Splice site mutation c.325+5G>A in vegfc abolishes the effect of ectopic expression on excessive vessel sprouting. (A) Sequence of the human and zebrafish VEGFC/vegfc orthologs. Alignment of zebrafish and human exon 2 and intron 2–3 highlights the mutated site c.361+5G, which is equivalent to zebrafish c.325+5G. (B) Diagram of constructs used for forced expression of either vegfc-intron2–3 wt or vegfc-intron2–3 c.325+5G>A together with tagRFP in the floorplate, which consists of a 5′ and 3′ Tol2 element, the -2.2Shh promoter region, exon 1–2 of the cDNA of vegfc (Ex1–2), vegfc-intron 2–3 (Int 2) of vegfc (wt or c.325+5G>A), exon 3–7 of vegfc (Ex3–7), an IRES tagRFP cassette, and the activating region Ar-B driving expression in the floorplate. (C) Analysis of vegfc-intron2–3 wt and vegfc-intron2–3 c.325+5G>A overexpression in the floorplate using the transgenic line Tg(flt4^BAC:mCitrine)^hu7135 at 56 hpf. Overexpression of vegfc-intron 2–3 wt led to lymphovenous hypersprouting while forced expression of vegfc-intron2–3 c.325+5G>A had no effect on vessel growth. (D) Quantification of the YFP positive area of vessels surrounding the site of tagRFP expression showed an increased vessel density in zebrafish overexpressing vegfc-intron 2–3 wt but not in zebrafish overexpressing the vegfc-intron 2–3 c.325+5G>A variant. Values are presented as means ± standard error of mean values (SEM). *** p < 0.001, n.s. not significant.

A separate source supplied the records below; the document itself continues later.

## Files before the change

schnorr_b200/csrc/constants_gen.cuh:

```cuda
#pragma once
#include <cstdint>
namespace sb200 {
#define SB200_FQ_MOD_INIT {0x00000001u, 0xffffffffu, 0xfffe5bfeu, 0x53bda402u, 0x09a1d805u, 0x3339d808u, 0x299d7d48u, 0x73eda753u}
#define SB200_FR_MOD_INIT {0xd6f72cb7u, 0xd0970e5eu, 0xccc81082u, 0xa6682093u, 0x01343b00u, 0x06673b01u, 0x6533afa9u, 0x0e7db4eau}
#define SB200_8R_INIT {0xb7b965b8u, 0x84b872f6u, 0x66408416u, 0x3341049eu, 0x09a1d805u, 0x3339d808u, 0x299d7d48u, 0x73eda753u}
#define SB200_FQ_ONE_INIT {0xfffffffeu, 0x00000001u, 0x00034802u, 0x5884b7fau, 0xecbc4ff5u, 0x998c4fefu, 0xacc5056fu, 0x1824b159u}
#define SB200_FQ_R2_INIT {0xf3f29c6du, 0xc999e990u, 0x87925c23u, 0x2b6cedcbu, 0x7254398fu, 0x05d31496u, 0x9f59ff11u, 0x0748d9d9u}
#define SB200_FR_R2_INIT {0x95e57731u, 0x67719aa4u, 0x9ce3fc26u, 0x51b0cef0u, 0xc026e9a5u, 0x69dab7fau, 0x8d127688u, 0x04f6547bu}
#define SB200_FR_NINV 0xef788ef9u
#define SB200_FQ_NINV 0xffffffffu
#define SB200_ED_D_INIT {0xb974f6b0u, 0x2a522455u, 0x0d9acab3u, 0xfc6cc9efu, 0xc27628d1u, 0x7a08fb94u, 0xfe0e262eu, 0x57f8f6a8u}
#define SB200_ED_2D_INIT {0x72e9ed5fu, 0x54a448acu, 0x1b373967u, 0xa51befdbu, 0x7b4a799eu, 0xc0d81f21u, 0xd27ecf14u, 0x3c0445feu}
#define SB200_G_U_INIT {0x547c71aau, 0xc8cd898cu, 0xb3564650u, 0x1e77bad0u, 0x49031ebeu, 0x0b5183a6u, 0xa3031a2cu, 0x4f54a483u}
#define SB200_G_V_INIT {0xffffffd9u, 0x00000026u, 0x003ffc27u, 0x3e1c038bu, 0x88581730u, 0x323016c6u, 0xa901ea00u, 0x56cb8254u}
#define SB200_GP_U_INIT {0x71c3e812u, 0x51d37e72u, 0x2074aaa8u, 0xf3ad4539u, 0xc0cfbca7u, 0x21bb2537u, 0x8bf29c9cu, 0x0bb82922u}
#define SB200_GP_V_INIT {0x0c68cf00u, 0x36fba2bfu, 0xd2b7f2adu, 0xcd442b52u, 0xf9f895d4u, 0xbe025c79u, 0x466dbd00u, 0x61e43e3fu}
#define SB200_FQ_ROOT_OF_UNITY_INIT {0x5f0e466au, 0xb9b58d8cu, 0x1819d7ecu, 0x5b1b4c80u, 0x52a31e64u, 0x0af53ae3u, 0x19e9b27bu, 0x5bf3addau}
#define SB200_FQ_SQRT_EXP_INIT {0x7fffffffu, 0x7fff2dffu, 0xa9ded201u, 0x04d0ec02u, 0x199cec04u, 0x94cebea4u, 0x39f6d3a9u, 0x00000000u}
#define SB200_FQ_SQRT_EXP_BITS 222
#define SB200_FQ_ISQRT_EXP_INIT {0x80000000u, 0x8000d1ffu, 0x561f89fdu, 0x4eecb800u, 0xf004ec01u, 0x9e6b1963u, 0xefa6a99eu, 0x73eda752u}
#define SB200_FQ_ISQRT_EXP_BITS 255
#define SB200_FQ_DLOG_W_INIT { \
  {0xfffffffeu, 0x00000001u, 0x00034802u, 0x5884b7fau, 0xecbc4ff5u, 0x998c4fefu, 0xacc5056fu, 0x1824b159u}, \
  {0x88202b65u, 0x1acf64e4u, 0x819f004fu, 0x5b18b637u, 0x3107fdf5u, 0xee649cabu, 0xce9012a0u, 0x27a8543du}, \
  {0x2c42eff8u, 0x6ecf4995u, 0x4d5dfa57u, 0x6ec1fa83u, 0x5656b15cu, 0x3ff5cf38u, 0x229e031bu, 0x54b80267u}, \
  {0x45c09c96u, 0x5fb40c77u, 0x8b8b1b1bu, 0xfff59b78u, 0x6b7eed47u, 0x023ba68bu, 0x76f3e130u, 0x4e17f66fu}, \
  {0xaa89cfb1u, 0xf3b05674u, 0x6006b9feu, 0x072f0140u, 0x25667a26u, 0xce9a0dbfu, 0x2d598374u, 0x4d2ce405u}, \
  {0x0b0a1289u, 0x25c2a002u, 0x7d082188u, 0x971c717fu, 0xd81ac5d8u, 0x4739dccau, 0xeee341c1u, 0x4f607ba9u}, \
  {0x3eb2a8ddu, 0x111f9842u, 0x6f38b840u, 0x1f772784u, 0x8e3ca13cu, 0xb28758a3u, 0xed9a48f0u, 0x5974f9f7u}, \
  {0xdcbeed53u, 0x0ddd2e46u, 0x33dbdd55u, 0xdf977d7fu, 0xc1470bbau, 0xdda3b36au, 0xb67a22b2u, 0x4818fbf6u}, \
  {0x00000003u, 0xfffffffdu, 0xfffb13fcu, 0xfb38ec08u, 0x1ce5880fu, 0x99ad8818u, 0x7cd877d8u, 0x5bc8f5f9u}, \
  {0x77dfd49cu, 0xe5309b1au, 0x7e5f5bafu, 0xf8a4edcbu, 0xd899da0fu, 0x44d53b5cu, 0x5b0d6aa7u, 0x4c455315u}, \
  {0xd3bd1009u, 0x9130b669u, 0xb2a061a7u, 0xe4fba97fu, 0xb34b26a8u, 0xf34408cfu, 0x06ff7a2cu, 0x1f35a4ecu}, \
  {0xba3f636bu, 0xa04bf387u, 0x747340e3u, 0x53c8088au, 0x9e22eabdu, 0x30fe317cu, 0xb2a99c18u, 0x25d5b0e3u}, \
  {0x55763050u, 0x0c4fa98au, 0x9ff7a200u, 0x4c8ea2c2u, 0xe43b5ddfu, 0x649fca48u, 0xfc43f9d3u, 0x26c0c34du}, \
  {0xf4f5ed78u, 0xda3d5ffcu, 0x82f63a76u, 0xbca13283u, 0x3187122cu, 0xebfffb3du, 0x3aba3b86u, 0x248d2ba9u}, \
  {0xc14d5724u, 0xeee067bcu, 0x90c5a3beu, 0x34467c7eu, 0x7b6536c9u, 0x80b27f64u, 0x3c033457u, 0x1a78ad5bu}, \
  {0x234112aeu, 0xf222d1b8u, 0xcc227ea9u, 0x74262683u, 0x485acc4au, 0x5596249du, 0x73235a95u, 0x2bd4ab5cu}, \
}
#define SB200_FQ_DLOG_P_INIT { \
  {0xfffffffeu, 0x00000001u, 0x00034802u, 0x5884b7fau, 0xecbc4ff5u, 0x998c4fefu, 0xacc5056fu, 0x1824b159u}, \
  {0xdcf3219au, 0x4256481au, 0x96b6cad3u, 0x45f37b7fu, 0x5f7a3b27u, 0xf9c3f1d7u, 0x658afd43u, 0x2d2fc049u}, \
  {0xb510e57eu, 0x1e4739c8u, 0x184b8322u, 0xcc6032ecu, 0x984f6527u, 0x67262f63u, 0x87e5e5d4u, 0x5f5b959au}, \
  {0x55ba3b5bu, 0x2c18ffe6u, 0xa301cb77u, 0x9f7c110du, 0x8987dc47u, 0xdc5921a2u, 0xb7e50ed6u, 0x2624052cu}, \
  {0x70de2c18u, 0x0491bcebu, 0x87989fc9u, 0xfe592990u, 0xb064bd3cu, 0x687fc87au, 0xfbd5ad87u, 0x184857c8u}, \
  {0x15d8086bu, 0x7da1ec25u, 0x0f895256u, 0xebefe178u, 0x6da44d28u, 0x7ccb4492u, 0x1418b341u, 0x0d341d07u}, \
  {0xa39260bdu, 0x371f6f57u, 0xb2adfd57u, 0x03233f13u, 0xe86e03e8u, 0xda6056f1u, 0x89616101u, 0x64e6ed21u}, \
  {0x5d68adabu, 0xc6213a40u, 0xf0bc64ebu, 0x717d6528u, 0x5a40ec6fu, 0x455a4aefu, 0x8c10c91du, 0x4b3801e3u}, \
  {0x54eb1d75u, 0x79675917u, 0xd07fc645u, 0x1d44be7du, 0x47873890u, 0x1fddcce9u, 0xd4a502f9u, 0x1c9bd17eu}, \
  {0xf41614dbu, 0x91d36fb2u, 0x2d5ee4f0u, 0xf0ca4660u, 0x97a3d0e0u, 0x358061cfu, 0x398358a9u, 0x1f710187u}, \
  {0x0e975eb0u, 0x573de590u, 0xfde6df69u, 0x45876f88u, 0x6fefa181u, 0x8ec11e78u, 0x47e325c6u, 0x3b82fc93u}, \
  {0x44c7342bu, 0x7d6cc6f9u, 0x9d3b75c2u, 0x5f804e66u, 0xfb977827u, 0xc787ac1bu, 0x242122d5u, 0x27cb0565u}, \
  {0x76ab126fu, 0xeda7545bu, 0x02493555u, 0xe69a0018u, 0xd36a1a77u, 0xbf43e82fu, 0x740a2463u, 0x66d7e2d2u}, \
  {0x287def7au, 0x25e3cfcbu, 0xf520ad2eu, 0x33e06f94u, 0xb53a8083u, 0x441ae296u, 0x9ac05dc5u, 0x4e335a86u}, \
  {0xd961433fu, 0x8b753cbdu, 0xb5ef3ca5u, 0x5510c621u, 0xdbe2dc3du, 0x1aed0940u, 0xbf547affu, 0x41202b7au}, \
  {0xd9f2b2e9u, 0x9ad76de6u, 0x69662643u, 0x767ed606u, 0x510ae26bu, 0x6f9e9b13u, 0x6b4afe61u, 0x6aea05a3u}, \
  {0xfffffffeu, 0x00000001u, 0x00034802u, 0x5884b7fau, 0xecbc4ff5u, 0x998c4fefu, 0xacc5056fu, 0x1824b159u}, \
  {0x7b483997u, 0x25909fe2u, 0x3f40368fu, 0xe6c3383bu, 0xdfbf158fu, 0xe7a72791u, 0x90ca2226u, 0x2bccc288u}, \
  {0x61b4a6dfu, 0x3bbb6d5fu, 0xb34eca42u, 0x029e0c54u, 0x3ffd89d1u, 0x1d4e3056u, 0xd07ec38bu, 0x6b3cb83cu}, \
  {0x2fe00938u, 0x6c0ecbb6u, 0xb0e2f081u, 0x464ce985u, 0x63e9f431u, 0x281f3d36u, 0x3c63c33du, 0x151b140du}, \
  {0x27c562bbu, 0xf6d82dbfu, 0x2b57637fu, 0x4ddc7290u, 0x06eab0a9u, 0xc17c34cdu, 0x2b59d621u, 0x068dfbaeu}, \
  {0x7f332db5u, 0x550dd9d7u, 0x50500ad0u, 0x7fc2c5eau, 0xa154e5f1u, 0x68b6c255u, 0x5175c276u, 0x6a14b04au}, \
  {0x3d579818u, 0xeac47c6du, 0xbd12a148u, 0x04cdb7a3u, 0x99cc35bau, 0xc74160d9u, 0x7ded3fd6u, 0x31552226u}, \
  {0x45feca49u, 0x07022427u, 0xe4b9af79u, 0x67ae65c8u, 0x33cd2d6bu, 0xd2aa9542u, 0x766209d0u, 0x4b7f6e39u}, \
  {0xae32dcdeu, 0xbd56d684u, 0x1409bd44u, 0x2db07b79u, 0x76a3e44eu, 0xf6fc95fcu, 0x24ed7b31u, 0x5adc0a48u}, \
  {0x9b8ac597u, 0x18faac24u, 0xad6a2e5eu, 0x03c5535eu, 0x1aeaa4c7u, 0x9516a609u, 0x0e93a59du, 0x4cf2c66fu}, \
  {0xb053e34bu, 0x22b855f1u, 0xa6a58337u, 0x99d367e2u, 0x6a6fed50u, 0x1a1b8fc9u, 0xaf1243eeu, 0x02be6719u}, \
  {0x56a1b05au, 0x4c899974u, 0x52a00333u, 0x92077279u, 0x3fb3e264u, 0x5b69a565u, 0xfd04f965u, 0x22894c17u}, \
  {0x76d4f9a2u, 0xaab13750u, 0x27b6e4cdu, 0x6e15f748u, 0xaad66ed8u, 0x5934218eu, 0x8b7fc61eu, 0x2d8fee11u}, \
  {0x22ba096cu, 0xda0e363bu, 0xe108034au, 0x73e94e78u, 0x03175cb2u, 0x16662707u, 0xdc289c5cu, 0x0935b070u}, \
  {0xba91d935u, 0x8710449fu, 0x10ba6380u, 0x74297a3cu, 0x3ed48ec8u, 0x1944fd71u, 0x230d1a6fu, 0x253baa10u}, \
  {0x45af1cb2u, 0x9912839cu, 0x0eff7d88u, 0x94ce8b8fu, 0x45d2192fu, 0x3d960b14u, 0xa970bf7eu, 0x0ab3e280u}, \
  {0xfffffffeu, 0x00000001u, 0x00034802u, 0x5884b7fau, 0xecbc4ff5u, 0x998c4fefu, 0xacc5056fu, 0x1824b159u}, \
  {0x990adacau, 0xad970bf0u, 0x35d536acu, 0xfcc75b77u, 0x776dcbaeu, 0x8dce37c6u, 0x0b26861du, 0x39f39d66u}, \
  {0x3f3f7413u, 0x62a17c8au, 0xbb17edbau, 0xf60c53c0u, 0x0c4e2817u, 0x4a9ea2d0u, 0xf7c560f3u, 0x13b632eeu}, \
  {0xbf8d2010u, 0xaa23c71fu, 0x1803ba5bu, 0x82408b4cu, 0xb0e69d63u, 0xe205f14cu, 0xc89b398eu, 0x35817d11u}, \
  {0xf6421a00u, 0x52c40fb8u, 0x5ec95569u, 0xbf33428eu, 0x0f71a346u, 0x5ecc78ddu, 0x9336bf44u, 0x5bb66cdbu}, \
  {0xd7a69137u, 0x9d39ae58u, 0xc8b94ac3u, 0x31aa9c79u, 0x01df0186u, 0x165f9fecu, 0xd00f8128u, 0x37fcf0ecu}, \
  {0x8830c83bu, 0xc5ad52beu, 0x3e94bc59u, 0x335c2573u, 0xf405e823u, 0x3e0d24a9u, 0xc983967du, 0x340c1cd8u}, \
  {0x5015e046u, 0xe0e15508u, 0x07f09bf5u, 0x89a013dbu, 0x756f0918u, 0x6a372ae3u, 0xa1a1661eu, 0x3f38e644u}, \
  {0xe3c30b08u, 0x9aa2ba63u, 0xd67b21bcu, 0xc3a07402u, 0x29af6349u, 0x64a4e583u, 0xf6ae051cu, 0x64bffb89u}, \
  {0x97e8c141u, 0x5c0656e3u, 0xde2270f4u, 0x9d2b3e00u, 0x0724a33au, 0x639a4ba0u, 0x8342d321u, 0x081ccecbu}, \
  {0x5eb65c76u, 0x2eb03e83u, 0x7c9d4f12u, 0x01c1e452u, 0x48471ba3u, 0x53c1e14fu, 0x46fa1afdu, 0x57191969u}, \
  {0x40374953u, 0x2176d8ceu, 0x348adbefu, 0xd5f2b8e9u, 0x0192e4aeu, 0x009ddad0u, 0x139e2bedu, 0x062b6996u}, \
  {0xc54c7224u, 0xa473141bu, 0x677c3a87u, 0xe5cc4b84u, 0xd657177cu, 0xc43f284bu, 0x13ede9e1u, 0x68f92b69u}, \
  {0x61e3b145u, 0xace2b2b2u, 0xb79bac80u, 0xe6ee1368u, 0x39d8c96bu, 0xcbc23989u, 0x7bdc8336u, 0x1679bcf7u}, \
  {0x19606f59u, 0x5e54cc69u, 0x72106cf8u, 0x9cc664a2u, 0xa8f39d52u, 0x7ac51b8au, 0xda01f7b5u, 0x6f6436c3u}, \
  {0xc1ce4a7au, 0xf0f3c50bu, 0x1b61b4a3u, 0xd3b7deadu, 0x360f0e9fu, 0x91827a03u, 0x6c77c17au, 0x6ac60dd2u}, \
  {0xfffffffeu, 0x00000001u, 0x00034802u, 0x5884b7fau, 0xecbc4ff5u, 0x998c4fefu, 0xacc5056fu, 0x1824b159u}, \
  {0xb64957f6u, 0x68ee7cb8u, 0x0a2b8bafu, 0x8eeda81eu, 0x256c4becu, 0xd749ce3du, 0x2ae8d689u, 0x48230b86u}, \
// ... 211 lines not shown
```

The vegfc c.325+5G>A splice-site variant results in a truncated protein, which does not have dominant negative activity. (A) Diagram of the construct used for overexpression of vegfc-intron 2–3 depicting primers used for RT-PCR (arrows). (B) RT-PCR of zebrafish embryos expressing ShhVegfc-intron 2–3 wt or ShhVegfc-intron 2–3 c.325+5G>A. Embryos expressing the wt form of ShhVegfc-intron 2–3 and the ShhVegfc-intron 2–3 c.325+5G>A variant express a band of 660 bp corresponding to non-spliced RNA or integrated plasmid DNA as well as a second smaller band corresponding to wt ShhVegfc (440 bp) or mutant ShhVegfc (387 bp). Right lane: 100 bp ladder. Non-injected control, nic. (C) Sequencing of cDNA of embryos expressing ShhVegfc-intron 2–3 and the ShhVegfc-intron 2–3 c.325+5G>A variant showing a 53 bp deletion in the ShhVegfc-intron 2–3 c.325+5G>A variant (lower panel). (D) Schematic representation of predicted wild type (top) and mutant (bottom) proteins. Mutant protein consists of the first 91 amino acids of Vegfc containing only a part of the N-terminus of Vegfc but not the VHD or the C-terminus (see Figure 2 for legend). (E) Analysis of co-overexpression of ShhVegfc-intron 2–3 wt and ShhVegfc-intron2–3 c.325+5G>A in the floorplate using the transgenic line Tg(flt4^BAC:mCitrine)^hu7135 and Tg(flt1^enh:tdTomato), which marks venous and lymphatic cells in green and arterial vessels in red at 48 hpf. Expression of ShhVegfc-intron 2–3 wt and ShhVegfc-intron 2–3 c.325+5G>A within the same cell are monitored by the simultaneous expression of mturquoise and tagRFP, respectively. Forced expression of ShhVegfc-intron 2–3 wt in the floorplate led to excessive vessel sprouting comparable with co-overexpression of ShhVegfc-intron 2–3 wt and ShhVegfc-intron 2–3 c.325+5G>A in the floorplate. Arrow heads mark expression of tagRFP and mturquoise in the floorplate. (F) Quantification of lymphovenous sprouting by measuring the YFP positive area surrounding the site of mturquoise/tagRFP expression. Values are presented as means ± standard error of mean values (SEM). n.s. not significant.